Algorithm 1 Solved algorithm for Equation (16)

1: Input: ${\mathbf{x}}_{\mathrm{in}},$ ${\mathbf{z}}^{\left(0\right)},$ ${\mathbf{b}}^{\left(0\right)}$, $\rho$, $\lambda$ 2: Output: ${\mathbf{x}}^{\left(t\right)}$ 3: while A stopping criterion is not satisfied do 4:    ${\mathbf{x}}^{(t+1)}\leftarrow arg{min}_{\mathbf{x}}\frac{1}{2}\parallel \mathbf{x}-{\mathbf{x}}_{\mathrm{in}}{\parallel }_2^2+\frac{\rho }{2}{\parallel {\mathbf{z}}^{\left(t\right)}-\mathbf{D}\mathbf{x}-{\mathbf{b}}^{\left(t\right)}\parallel }_2^2$ ; 5:    ${\mathbf{z}}^{(t+1)}\leftarrow {\mathrm{prox}}_{{\lambda /\rho \parallel ·\parallel }_{\mathrm{TV}}}\left(\mathbf{D}{\mathbf{x}}^{(t+1)}+{\mathbf{b}}^{\left(t\right)}\right)$ ; 6:    ${\mathbf{b}}^{(t+1)}\leftarrow {\mathbf{b}}^{\left(t\right)}+\mathbf{D}{\mathbf{x}}^{(t+1)}-{\mathbf{z}}^{(t+1)}$ ; 7:    $t\leftarrow t+1$; 8: end while

3. Proposed Methods

3.1. Data Model

We consider the following observation model

$${\mathbf{y}}_m={\mathbf{x}}_m+{\mathbf{n}}_m,$$

(18)

where ${\mathbf{x}}_m\in {\mathbb{R}}^N(m=1,\dots ,M+1)$ denotes a vectorized latent video frame, N is the number of pixels, $M+1$ is the number of frames, ${\mathbf{n}}_m\in {\mathbb{R}}^N$ is an AWGN vector, and ${\mathbf{y}}_m\in {\mathbb{R}}^N(m=1,\dots ,M+1)$ is a vectorized observed video frame.
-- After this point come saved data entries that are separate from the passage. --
template <int N_> __device__ __forceinline__ void wait_lgkmcnt() { asm volatile("s_waitcnt lgkmcnt(%0)" ::"n"(N_) : "memory"); }
__device__ __forceinline__ f32x4 lds_read_b128(unsigned addr) {
    f32x4 v;
    asm volatile("ds_read_b128 %0, %1" : "=v"(v) : "v"(addr));
    return v;
}
template <int OFF> __device__ __forceinline__ float lds_read_b32(unsigned addr) {
    float v;
    asm volatile("ds_read_b32 %0, %1 offset:%2" : "=v"(v) : "v"(addr), "n"(OFF));
    return v;
}
template <int OFF> __device__ __forceinline__ void lds_write_b32(unsigned addr, float v) { asm volatile("ds_write_b32 %0, %1 offset:%2" ::"v"(addr), "v"(v), "n"(OFF) : "memory"); }

template <int PW, int NB, int DBG>
__device__ __forceinline__ void product_wave(const FArgs& a, float* smem, unsigned lds0, int lane, int pos0, int g, int nb, int NK) {
    const int n = lane & 15, kq = lane >> 4;
    const int n32 = a.Cout / 32, pair = NB == 2 ? nb : nb >> 1, half = NB == 2 ? 0 : nb & 1;
    const float* ub = a.u + (size_t)g * a.w_gs + ((size_t)pos0 * n32 + pair) * ((size_t)NK * 512) + half * 256 + lane * 4;
    const size_t pos_stride = (size_t)n32 * NK * 512;
    auto load_b = [&](int p, int kc, f32x4 (&dst)[NB]) {
        const float* s = ub + (size_t)p * pos_stride + (size_t)kc * 512;
        dst[0] = *reinterpret_cast<const f32x4*>(s);
        if constexpr (NB == 2) dst[1] = *reinterpret_cast<const f32x4*>(s + 256);
    };
    f32x4 acc[PW][NB];
#pragma unroll
    for (int p = 0; p < PW; ++p)
#pragma unroll
        for (int j = 0; j < NB; ++j) acc[p][j] = f32x4{0.f, 0.f, 0.f, 0.f};
    f32x4 bq[PW][NB];
#pragma unroll
    for (int p = 0; p < PW; ++p) load_b(p, 0, bq[p]);
    const unsigned a_off = (unsigned)((n * KC + ((kq ^ ((n >> 2) & 3)) * 4)) * 4);
    const unsigned a_wave = lds0 + (unsigned)(pos0 * TB * KC * 4);

    __builtin_amdgcn_s_barrier();
    __builtin_amdgcn_s_barrier();
    __builtin_amdgcn_s_barrier();
    for (int kc = 0; kc < NK; ++kc) {
        const unsigned vb = a_wave + (unsigned)((kc & 1) * VBUF * 4);
        const int kn = kc + 1 < NK ? kc + 1 : kc;
        f32x4 fa[2];
        fa[0] = lds_read_b128(vb + a_off);
#pragma unroll
        for (int p = 0; p < PW; ++p) {
            const int cur = p & 1, nxt = cur ^ 1;
            if (p + 1 < PW) {
                fa[nxt] = lds_read_b128(vb + (unsigned)((p + 1) * TB * KC * 4) + a_off);
                wait_lgkmcnt<1>();
            } else {
                wait_lgkmcnt<0>();
            }
            __builtin_amdgcn_sched_barrier(0);
#pragma unroll
            for (int ks = 0; ks < 4; ++ks)
#pragma unroll
                for (int j = 0; j < NB; ++j)
                    if constexpr (!(DBG & 1)) acc[p][j] = __builtin_amdgcn_mfma_f32_16x16x4f32(fa[cur][ks], bq[p][j][ks], acc[p][j], 0, 0, 0);
                    else if (ks == 0) acc[p][j][0] += fa[cur][0] + fa[cur][3] + bq[p][j][0] + bq[p][j][3];
            if constexpr (!(DBG & 2)) load_b(p, kn, bq[p]);
            __builtin_amdgcn_sched_barrier(0);
        }
        __builtin_amdgcn_s_barrier();
    }
    asm volatile("s_waitcnt vmcnt(0)" ::: "memory");
    float* mx = smem;
#pragma unroll
    for (int p = 0; p < PW; ++p)
#pragma unroll
        for (int j = 0; j < NB; ++j)
#pragma unroll
            for (int i = 0; i < 4; ++i) mx[((pos0 + p) * TB + 4 * kq + i) * MLD + j * 16 + n] = acc[p][j][i];
}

Furthermore, we defined the matrix form of $m=1,\dots ,M$ frames of the observed and decomposed video by using the above ${\mathbf{y}}_m$ and the DMD algorithm described in Section 2.1 as

$$\mathbf{Y}:=[{\mathbf{y}}_1{\mathbf{y}}_2\dots {\mathbf{y}}_M]\approx \widehat{\mathsf{\Phi }}\mathbf{B}\mathsf{\Sigma },$$

(19)

where $\widehat{\mathsf{\Phi }}\in {\mathbb{C}}^{N\times r}$ is the matrix consisting of noisy DMD modes arranged to the row direction. We assumed that DMD modes are degraded, while its amplitudes $\mathbf{B}$ and the temporal evolution $\mathsf{\Sigma }$ are scarcely affected by noise.

3.2. Minimization Problem

Our aim is to find a noiseless DMD mode matrix ${\mathsf{\Phi }}^{★}$ from a noisy observed video $\mathbf{Y}\approx \widehat{\mathsf{\Phi }}\mathbf{B}\mathsf{\Sigma }$. To estimate ${\mathsf{\Phi }}^{★}$, we formulate the following minimization problem:

$$\underset{\mathsf{\Phi }}{min}\alpha {\mathcal{R}}_r\left(\mathsf{\Phi }\mathbf{B}\mathsf{\Sigma }\right)+(1-\alpha ){\mathcal{R}}_m\left(\mathsf{\Phi }\right)\mathrm{s}.\mathrm{t}. {\parallel \mathbf{Y}-\mathsf{\Phi }\mathbf{B}\mathsf{\Sigma }\parallel }_F\le ϵ,\mathsf{\Phi }\mathbf{B}\mathsf{\Sigma }\in {\mathbb{R}}^{N\times M},$$

(20)

where ${\mathcal{R}}_r$ and ${\mathcal{R}}_m$ are regularization terms for a reconstructed video $\mathsf{\Phi }\mathbf{B}\mathsf{\Sigma }$ and a DMD mode matrix $\mathsf{\Phi }$, respectively, and $\alpha \in [0,1]$ is the balancing weight of these terms. The observed video matrix consists of real numbers, but the reconstructed video may contain complex numbers due to the nature of the matrices obtained by the DMD algorithm, which are complex. Therefore, we introduce a real-valued constraint on the reconstructed video in the minimization problem.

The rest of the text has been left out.